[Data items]
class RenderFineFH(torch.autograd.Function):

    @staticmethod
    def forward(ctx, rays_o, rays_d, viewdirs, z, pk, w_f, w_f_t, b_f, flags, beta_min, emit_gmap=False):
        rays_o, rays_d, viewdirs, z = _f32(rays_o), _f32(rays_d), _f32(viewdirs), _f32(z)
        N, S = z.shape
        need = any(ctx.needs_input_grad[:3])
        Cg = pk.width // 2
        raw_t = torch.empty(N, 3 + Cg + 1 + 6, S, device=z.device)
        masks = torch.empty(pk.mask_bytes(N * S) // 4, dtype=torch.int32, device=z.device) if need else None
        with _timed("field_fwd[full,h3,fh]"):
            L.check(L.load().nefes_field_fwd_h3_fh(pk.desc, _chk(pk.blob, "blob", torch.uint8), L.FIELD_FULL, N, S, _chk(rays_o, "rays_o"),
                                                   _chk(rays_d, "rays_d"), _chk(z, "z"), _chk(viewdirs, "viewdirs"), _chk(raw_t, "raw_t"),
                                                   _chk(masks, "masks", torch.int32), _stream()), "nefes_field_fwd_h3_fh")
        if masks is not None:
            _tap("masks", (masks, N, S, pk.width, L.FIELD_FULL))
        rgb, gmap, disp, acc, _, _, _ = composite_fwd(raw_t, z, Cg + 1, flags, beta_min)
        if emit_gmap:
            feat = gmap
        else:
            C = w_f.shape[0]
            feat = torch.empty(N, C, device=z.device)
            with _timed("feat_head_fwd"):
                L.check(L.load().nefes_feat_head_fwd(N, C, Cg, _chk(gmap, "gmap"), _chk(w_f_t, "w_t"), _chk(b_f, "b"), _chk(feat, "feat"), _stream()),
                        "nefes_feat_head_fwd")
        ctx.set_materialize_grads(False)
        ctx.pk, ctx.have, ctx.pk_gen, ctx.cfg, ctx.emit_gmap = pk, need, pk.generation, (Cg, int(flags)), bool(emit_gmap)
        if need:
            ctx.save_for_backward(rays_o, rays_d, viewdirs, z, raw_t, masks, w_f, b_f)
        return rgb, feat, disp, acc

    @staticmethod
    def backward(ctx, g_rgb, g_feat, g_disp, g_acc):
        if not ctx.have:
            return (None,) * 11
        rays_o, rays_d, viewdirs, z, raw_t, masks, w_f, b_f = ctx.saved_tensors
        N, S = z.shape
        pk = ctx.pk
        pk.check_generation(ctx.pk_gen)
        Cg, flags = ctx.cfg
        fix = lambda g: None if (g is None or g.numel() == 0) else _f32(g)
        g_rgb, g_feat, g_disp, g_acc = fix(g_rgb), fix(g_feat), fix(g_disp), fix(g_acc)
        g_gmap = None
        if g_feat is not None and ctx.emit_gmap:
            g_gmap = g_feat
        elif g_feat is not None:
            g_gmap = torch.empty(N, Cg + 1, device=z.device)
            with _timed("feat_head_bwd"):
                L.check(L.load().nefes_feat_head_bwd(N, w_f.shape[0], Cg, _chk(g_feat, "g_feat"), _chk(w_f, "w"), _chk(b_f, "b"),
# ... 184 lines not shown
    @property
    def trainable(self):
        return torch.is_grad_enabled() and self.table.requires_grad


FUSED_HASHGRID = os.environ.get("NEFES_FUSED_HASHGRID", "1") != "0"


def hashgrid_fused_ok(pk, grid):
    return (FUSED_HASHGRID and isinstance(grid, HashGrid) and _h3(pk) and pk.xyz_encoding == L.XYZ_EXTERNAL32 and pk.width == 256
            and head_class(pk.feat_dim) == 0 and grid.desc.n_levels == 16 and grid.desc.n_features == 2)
...
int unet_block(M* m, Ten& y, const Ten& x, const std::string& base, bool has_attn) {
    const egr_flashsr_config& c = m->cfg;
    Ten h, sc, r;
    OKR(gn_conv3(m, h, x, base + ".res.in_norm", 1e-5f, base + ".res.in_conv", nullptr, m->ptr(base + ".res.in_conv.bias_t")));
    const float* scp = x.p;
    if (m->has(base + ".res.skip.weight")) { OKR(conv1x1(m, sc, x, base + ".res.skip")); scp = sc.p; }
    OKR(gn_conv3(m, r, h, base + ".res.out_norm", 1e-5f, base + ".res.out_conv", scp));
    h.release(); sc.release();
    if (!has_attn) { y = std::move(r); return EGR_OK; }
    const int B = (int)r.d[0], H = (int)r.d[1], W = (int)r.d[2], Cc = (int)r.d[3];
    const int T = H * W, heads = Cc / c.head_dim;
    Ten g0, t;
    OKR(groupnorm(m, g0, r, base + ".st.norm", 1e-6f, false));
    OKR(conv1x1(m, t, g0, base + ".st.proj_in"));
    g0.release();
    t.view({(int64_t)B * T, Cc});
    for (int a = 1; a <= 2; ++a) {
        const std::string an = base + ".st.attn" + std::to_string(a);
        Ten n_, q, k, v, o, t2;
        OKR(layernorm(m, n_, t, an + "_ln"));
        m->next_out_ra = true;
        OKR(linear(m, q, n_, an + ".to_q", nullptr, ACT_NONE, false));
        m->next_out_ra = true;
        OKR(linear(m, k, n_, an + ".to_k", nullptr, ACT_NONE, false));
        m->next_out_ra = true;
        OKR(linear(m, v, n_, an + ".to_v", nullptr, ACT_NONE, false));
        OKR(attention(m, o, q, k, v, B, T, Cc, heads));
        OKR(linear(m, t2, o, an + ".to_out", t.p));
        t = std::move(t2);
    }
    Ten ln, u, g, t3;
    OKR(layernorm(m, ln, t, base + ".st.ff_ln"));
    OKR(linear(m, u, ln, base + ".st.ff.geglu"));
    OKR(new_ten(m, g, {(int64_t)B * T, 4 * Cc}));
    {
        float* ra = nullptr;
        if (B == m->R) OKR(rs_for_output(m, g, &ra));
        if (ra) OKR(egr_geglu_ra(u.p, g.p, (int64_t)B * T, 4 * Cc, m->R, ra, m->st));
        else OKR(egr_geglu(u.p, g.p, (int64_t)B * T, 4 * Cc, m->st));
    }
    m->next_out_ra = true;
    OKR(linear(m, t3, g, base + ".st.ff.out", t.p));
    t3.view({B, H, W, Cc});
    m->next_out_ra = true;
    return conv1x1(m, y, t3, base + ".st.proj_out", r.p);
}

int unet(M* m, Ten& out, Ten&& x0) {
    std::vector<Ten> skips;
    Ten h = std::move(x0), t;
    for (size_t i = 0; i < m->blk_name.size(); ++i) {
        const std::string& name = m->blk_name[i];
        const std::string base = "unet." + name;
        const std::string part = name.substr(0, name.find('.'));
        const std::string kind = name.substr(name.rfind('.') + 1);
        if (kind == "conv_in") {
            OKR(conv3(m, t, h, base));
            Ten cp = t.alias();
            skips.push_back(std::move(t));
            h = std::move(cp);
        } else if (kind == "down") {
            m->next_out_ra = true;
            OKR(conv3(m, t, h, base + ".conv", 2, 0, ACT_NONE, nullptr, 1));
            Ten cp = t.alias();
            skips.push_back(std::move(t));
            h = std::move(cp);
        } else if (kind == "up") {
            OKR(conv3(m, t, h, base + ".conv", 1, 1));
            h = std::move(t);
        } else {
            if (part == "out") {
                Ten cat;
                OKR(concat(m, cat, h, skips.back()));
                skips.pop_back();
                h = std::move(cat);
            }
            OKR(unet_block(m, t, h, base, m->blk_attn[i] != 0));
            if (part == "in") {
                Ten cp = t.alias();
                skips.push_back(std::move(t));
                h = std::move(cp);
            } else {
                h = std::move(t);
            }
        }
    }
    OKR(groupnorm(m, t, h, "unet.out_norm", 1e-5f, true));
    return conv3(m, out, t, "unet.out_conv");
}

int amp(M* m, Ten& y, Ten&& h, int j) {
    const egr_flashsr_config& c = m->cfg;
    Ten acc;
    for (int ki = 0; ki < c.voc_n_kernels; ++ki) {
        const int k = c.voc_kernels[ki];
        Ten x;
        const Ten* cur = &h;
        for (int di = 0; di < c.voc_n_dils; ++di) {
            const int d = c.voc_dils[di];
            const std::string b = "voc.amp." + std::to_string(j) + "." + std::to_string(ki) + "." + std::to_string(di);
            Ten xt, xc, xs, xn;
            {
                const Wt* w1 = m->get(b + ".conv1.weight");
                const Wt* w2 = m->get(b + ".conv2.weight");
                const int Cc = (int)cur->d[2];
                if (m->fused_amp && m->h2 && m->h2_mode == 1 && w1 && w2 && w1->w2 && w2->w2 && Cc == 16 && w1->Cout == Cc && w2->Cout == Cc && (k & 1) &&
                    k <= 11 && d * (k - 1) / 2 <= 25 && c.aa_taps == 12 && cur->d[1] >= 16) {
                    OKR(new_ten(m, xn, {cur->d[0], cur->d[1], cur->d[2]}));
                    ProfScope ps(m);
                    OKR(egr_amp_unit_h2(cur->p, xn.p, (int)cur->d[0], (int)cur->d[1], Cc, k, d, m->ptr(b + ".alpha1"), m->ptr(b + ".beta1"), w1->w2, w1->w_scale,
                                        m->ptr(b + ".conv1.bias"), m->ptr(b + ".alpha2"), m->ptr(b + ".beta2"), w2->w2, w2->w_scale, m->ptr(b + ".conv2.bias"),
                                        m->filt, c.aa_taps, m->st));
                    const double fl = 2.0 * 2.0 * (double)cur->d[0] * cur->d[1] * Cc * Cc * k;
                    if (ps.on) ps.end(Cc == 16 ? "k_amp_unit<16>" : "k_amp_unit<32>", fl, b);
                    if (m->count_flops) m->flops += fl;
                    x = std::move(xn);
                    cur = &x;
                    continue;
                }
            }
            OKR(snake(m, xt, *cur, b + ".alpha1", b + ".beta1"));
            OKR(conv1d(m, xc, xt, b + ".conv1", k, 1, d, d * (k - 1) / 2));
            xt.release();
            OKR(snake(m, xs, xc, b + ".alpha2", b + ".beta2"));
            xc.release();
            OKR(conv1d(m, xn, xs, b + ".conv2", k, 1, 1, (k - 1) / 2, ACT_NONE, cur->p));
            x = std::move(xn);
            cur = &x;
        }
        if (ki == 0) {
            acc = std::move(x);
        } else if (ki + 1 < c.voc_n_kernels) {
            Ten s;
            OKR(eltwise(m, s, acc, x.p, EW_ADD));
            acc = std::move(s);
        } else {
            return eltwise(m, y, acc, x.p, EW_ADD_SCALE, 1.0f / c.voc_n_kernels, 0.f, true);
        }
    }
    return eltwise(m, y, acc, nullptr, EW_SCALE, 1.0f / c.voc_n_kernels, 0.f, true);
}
--
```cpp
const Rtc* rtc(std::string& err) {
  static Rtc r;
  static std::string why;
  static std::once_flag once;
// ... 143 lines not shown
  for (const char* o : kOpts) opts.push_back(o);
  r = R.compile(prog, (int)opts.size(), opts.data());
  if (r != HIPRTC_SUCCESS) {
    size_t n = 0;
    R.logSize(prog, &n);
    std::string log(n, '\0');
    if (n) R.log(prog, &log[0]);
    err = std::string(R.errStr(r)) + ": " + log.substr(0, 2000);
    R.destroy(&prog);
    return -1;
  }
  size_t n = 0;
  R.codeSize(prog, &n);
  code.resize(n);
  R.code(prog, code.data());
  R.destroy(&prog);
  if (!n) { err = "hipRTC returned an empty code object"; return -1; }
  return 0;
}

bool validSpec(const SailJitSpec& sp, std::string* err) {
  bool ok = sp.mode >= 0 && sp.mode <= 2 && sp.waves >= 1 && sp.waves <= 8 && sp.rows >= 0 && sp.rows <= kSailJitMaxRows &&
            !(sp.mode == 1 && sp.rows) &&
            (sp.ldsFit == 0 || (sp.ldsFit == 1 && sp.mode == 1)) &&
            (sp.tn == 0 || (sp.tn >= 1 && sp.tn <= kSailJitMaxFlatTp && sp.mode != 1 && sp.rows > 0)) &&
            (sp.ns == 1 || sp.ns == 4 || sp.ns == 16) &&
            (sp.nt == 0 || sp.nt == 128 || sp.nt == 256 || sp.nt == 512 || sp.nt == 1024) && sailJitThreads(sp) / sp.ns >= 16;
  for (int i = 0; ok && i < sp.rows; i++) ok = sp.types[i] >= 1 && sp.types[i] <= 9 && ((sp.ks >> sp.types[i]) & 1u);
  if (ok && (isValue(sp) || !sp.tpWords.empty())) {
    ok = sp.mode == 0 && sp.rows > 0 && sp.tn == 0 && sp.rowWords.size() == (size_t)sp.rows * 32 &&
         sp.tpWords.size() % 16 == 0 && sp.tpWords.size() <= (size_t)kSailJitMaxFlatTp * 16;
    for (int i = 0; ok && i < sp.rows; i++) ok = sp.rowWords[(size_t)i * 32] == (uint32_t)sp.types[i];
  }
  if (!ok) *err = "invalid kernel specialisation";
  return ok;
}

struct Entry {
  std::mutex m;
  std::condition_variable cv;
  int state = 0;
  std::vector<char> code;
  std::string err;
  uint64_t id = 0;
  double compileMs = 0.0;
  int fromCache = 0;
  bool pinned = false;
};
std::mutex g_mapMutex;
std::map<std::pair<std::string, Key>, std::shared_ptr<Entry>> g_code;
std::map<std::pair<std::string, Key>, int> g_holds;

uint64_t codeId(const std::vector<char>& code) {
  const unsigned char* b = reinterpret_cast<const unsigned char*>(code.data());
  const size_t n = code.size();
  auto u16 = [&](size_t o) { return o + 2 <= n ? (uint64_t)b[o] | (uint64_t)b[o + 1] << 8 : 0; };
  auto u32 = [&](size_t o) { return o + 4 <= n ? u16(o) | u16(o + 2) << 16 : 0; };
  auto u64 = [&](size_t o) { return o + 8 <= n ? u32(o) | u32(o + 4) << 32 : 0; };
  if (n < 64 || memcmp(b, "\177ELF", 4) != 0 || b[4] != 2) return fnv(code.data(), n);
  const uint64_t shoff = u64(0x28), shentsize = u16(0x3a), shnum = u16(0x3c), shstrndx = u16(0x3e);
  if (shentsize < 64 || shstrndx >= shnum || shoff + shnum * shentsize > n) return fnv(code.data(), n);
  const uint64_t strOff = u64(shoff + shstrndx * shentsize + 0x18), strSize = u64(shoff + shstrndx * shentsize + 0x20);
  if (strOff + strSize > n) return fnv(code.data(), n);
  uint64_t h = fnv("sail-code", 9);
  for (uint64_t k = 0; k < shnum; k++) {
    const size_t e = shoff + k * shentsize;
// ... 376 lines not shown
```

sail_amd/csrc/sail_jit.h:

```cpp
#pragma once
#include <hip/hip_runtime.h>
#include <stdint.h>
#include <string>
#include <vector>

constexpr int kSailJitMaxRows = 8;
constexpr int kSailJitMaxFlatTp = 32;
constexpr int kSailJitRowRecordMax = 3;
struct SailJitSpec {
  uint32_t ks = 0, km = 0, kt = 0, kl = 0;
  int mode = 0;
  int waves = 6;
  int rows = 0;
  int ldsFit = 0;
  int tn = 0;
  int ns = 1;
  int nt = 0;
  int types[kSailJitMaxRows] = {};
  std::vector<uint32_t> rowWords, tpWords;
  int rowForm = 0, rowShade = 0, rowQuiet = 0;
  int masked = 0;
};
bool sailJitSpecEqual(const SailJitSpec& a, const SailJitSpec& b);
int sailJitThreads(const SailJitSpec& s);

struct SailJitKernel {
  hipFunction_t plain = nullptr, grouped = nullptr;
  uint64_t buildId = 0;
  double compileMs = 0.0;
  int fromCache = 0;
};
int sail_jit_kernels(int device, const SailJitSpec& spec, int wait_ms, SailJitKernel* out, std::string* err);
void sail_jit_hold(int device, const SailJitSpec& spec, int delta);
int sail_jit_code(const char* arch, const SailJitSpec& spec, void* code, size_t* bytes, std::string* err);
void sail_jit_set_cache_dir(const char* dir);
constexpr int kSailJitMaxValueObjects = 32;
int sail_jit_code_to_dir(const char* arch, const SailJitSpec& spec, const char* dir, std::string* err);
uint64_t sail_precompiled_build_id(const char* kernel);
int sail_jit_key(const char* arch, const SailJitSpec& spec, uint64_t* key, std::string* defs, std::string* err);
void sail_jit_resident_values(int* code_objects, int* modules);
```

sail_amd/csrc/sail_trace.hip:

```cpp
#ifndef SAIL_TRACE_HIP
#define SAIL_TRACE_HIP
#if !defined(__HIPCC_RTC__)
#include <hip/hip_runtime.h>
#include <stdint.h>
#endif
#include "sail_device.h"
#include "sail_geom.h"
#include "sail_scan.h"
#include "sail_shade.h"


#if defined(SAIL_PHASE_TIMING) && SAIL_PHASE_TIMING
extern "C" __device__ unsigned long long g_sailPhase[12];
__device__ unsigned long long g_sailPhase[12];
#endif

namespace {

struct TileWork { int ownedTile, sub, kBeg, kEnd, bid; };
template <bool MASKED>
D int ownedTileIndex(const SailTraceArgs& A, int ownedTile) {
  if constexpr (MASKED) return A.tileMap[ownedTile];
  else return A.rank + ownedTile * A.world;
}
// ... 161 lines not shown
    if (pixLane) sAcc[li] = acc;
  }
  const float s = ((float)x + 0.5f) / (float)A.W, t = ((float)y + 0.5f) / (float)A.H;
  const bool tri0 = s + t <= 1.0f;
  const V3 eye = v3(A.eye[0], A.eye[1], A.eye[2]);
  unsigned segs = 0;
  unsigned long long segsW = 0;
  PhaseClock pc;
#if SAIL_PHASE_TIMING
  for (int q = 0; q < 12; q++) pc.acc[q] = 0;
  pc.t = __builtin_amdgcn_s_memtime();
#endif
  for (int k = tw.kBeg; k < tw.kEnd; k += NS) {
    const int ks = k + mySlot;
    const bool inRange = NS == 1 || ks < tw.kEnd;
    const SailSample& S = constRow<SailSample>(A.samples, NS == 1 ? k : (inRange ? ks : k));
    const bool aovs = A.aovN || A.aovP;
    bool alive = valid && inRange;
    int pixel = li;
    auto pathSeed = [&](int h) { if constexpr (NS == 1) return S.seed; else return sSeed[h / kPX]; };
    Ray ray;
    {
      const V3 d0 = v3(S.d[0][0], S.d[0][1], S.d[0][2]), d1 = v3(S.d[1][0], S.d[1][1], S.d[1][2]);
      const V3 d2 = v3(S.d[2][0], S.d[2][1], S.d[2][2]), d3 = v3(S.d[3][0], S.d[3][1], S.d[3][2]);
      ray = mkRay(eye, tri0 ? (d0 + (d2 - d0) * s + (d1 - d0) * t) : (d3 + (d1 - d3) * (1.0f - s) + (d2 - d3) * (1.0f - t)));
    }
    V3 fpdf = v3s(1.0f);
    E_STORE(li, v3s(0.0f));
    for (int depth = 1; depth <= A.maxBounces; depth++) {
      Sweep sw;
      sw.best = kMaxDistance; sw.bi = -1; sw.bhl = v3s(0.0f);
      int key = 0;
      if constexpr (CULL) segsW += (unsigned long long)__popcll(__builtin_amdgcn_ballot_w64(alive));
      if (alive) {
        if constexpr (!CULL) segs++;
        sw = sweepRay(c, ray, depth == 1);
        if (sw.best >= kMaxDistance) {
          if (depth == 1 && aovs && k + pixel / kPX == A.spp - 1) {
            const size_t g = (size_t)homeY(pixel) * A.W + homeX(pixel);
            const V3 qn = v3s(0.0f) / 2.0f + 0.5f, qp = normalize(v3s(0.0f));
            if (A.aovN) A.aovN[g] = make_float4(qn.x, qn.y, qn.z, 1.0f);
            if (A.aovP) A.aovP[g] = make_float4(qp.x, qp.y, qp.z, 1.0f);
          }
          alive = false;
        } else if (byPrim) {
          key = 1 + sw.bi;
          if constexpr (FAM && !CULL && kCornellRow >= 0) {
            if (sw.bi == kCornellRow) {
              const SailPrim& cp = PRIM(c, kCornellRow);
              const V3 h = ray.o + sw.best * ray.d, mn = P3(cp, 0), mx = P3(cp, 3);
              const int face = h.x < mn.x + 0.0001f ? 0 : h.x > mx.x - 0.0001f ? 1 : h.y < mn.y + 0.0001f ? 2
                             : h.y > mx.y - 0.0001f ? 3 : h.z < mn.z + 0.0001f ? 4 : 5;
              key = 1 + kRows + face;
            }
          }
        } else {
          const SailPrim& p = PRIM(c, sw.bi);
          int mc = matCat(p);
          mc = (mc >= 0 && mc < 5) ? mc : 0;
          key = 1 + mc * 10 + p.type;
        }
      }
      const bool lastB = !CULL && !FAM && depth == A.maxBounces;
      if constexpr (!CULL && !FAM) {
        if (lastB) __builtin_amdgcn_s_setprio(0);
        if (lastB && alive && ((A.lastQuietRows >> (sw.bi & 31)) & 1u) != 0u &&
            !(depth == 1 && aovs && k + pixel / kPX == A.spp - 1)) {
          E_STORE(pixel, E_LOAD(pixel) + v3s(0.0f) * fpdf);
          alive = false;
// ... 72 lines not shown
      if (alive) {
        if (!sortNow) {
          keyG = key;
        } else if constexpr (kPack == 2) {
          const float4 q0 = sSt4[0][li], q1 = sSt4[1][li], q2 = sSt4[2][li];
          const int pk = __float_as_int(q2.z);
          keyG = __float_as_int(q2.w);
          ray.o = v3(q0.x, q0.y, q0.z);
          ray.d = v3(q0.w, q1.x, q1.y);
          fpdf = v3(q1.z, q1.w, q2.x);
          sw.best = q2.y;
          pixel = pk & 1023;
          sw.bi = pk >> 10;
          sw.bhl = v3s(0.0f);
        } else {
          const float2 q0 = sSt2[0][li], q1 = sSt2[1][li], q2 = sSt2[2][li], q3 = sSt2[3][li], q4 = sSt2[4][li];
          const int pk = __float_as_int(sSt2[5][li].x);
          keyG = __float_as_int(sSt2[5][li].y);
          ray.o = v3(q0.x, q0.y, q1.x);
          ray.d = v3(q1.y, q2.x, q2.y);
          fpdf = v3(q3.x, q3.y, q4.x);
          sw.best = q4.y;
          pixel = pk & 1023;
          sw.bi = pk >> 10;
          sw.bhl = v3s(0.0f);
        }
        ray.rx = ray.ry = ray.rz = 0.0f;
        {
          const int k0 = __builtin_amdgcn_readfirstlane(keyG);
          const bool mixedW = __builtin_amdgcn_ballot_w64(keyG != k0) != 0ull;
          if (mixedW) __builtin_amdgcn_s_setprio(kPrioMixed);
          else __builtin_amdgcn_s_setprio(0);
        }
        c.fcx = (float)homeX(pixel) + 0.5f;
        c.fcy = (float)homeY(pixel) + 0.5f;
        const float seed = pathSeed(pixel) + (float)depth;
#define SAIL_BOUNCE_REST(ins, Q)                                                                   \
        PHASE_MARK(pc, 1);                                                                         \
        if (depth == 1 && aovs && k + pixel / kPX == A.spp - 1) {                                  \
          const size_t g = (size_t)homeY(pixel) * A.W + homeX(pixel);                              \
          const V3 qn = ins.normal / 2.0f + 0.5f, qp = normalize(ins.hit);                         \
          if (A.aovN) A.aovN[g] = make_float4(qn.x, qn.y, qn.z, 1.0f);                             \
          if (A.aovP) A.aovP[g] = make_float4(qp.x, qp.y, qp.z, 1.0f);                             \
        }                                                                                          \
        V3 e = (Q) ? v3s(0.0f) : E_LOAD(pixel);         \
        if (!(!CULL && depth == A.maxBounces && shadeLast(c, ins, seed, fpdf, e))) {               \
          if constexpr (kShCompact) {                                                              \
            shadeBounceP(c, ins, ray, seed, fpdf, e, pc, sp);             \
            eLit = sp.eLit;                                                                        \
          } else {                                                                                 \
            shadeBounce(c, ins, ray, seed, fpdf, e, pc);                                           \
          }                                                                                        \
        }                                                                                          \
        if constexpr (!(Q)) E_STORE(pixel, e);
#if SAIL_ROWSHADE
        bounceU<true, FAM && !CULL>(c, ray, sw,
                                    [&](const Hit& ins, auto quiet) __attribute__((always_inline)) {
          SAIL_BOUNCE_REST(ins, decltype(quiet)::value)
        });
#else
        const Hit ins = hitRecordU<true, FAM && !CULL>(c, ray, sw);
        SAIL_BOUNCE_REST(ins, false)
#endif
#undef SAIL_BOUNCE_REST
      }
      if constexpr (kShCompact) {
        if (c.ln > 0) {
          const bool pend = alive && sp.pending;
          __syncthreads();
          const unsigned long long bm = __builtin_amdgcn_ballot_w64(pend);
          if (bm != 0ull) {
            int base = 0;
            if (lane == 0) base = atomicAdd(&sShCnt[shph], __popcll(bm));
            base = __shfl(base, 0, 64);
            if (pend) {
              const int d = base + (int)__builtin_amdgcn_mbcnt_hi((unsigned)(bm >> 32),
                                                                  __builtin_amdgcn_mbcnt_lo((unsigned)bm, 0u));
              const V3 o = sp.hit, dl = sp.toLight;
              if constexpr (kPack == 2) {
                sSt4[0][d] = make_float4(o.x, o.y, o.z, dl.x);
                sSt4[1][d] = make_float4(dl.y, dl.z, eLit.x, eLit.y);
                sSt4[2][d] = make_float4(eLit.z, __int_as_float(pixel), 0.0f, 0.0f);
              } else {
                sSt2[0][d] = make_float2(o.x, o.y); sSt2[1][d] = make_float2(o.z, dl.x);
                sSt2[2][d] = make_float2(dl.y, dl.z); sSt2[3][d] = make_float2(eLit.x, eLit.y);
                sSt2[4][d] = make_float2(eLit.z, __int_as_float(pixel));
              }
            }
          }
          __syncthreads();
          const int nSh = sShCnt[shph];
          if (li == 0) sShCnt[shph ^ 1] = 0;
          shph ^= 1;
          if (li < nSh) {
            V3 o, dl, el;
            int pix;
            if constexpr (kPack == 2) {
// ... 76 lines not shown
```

# WHAT THE EXERCISE ASKS
Copy each line above that contains the word "keyG".

# WRITTEN ANSWER
          keyG = key;
          keyG = __float_as_int(q2.w);
          keyG = __float_as_int(sSt2[5][li].y);
          const int k0 = __builtin_amdgcn_readfirstlane(keyG);
          const bool mixedW = __builtin_amdgcn_ballot_w64(keyG != k0) != 0ull;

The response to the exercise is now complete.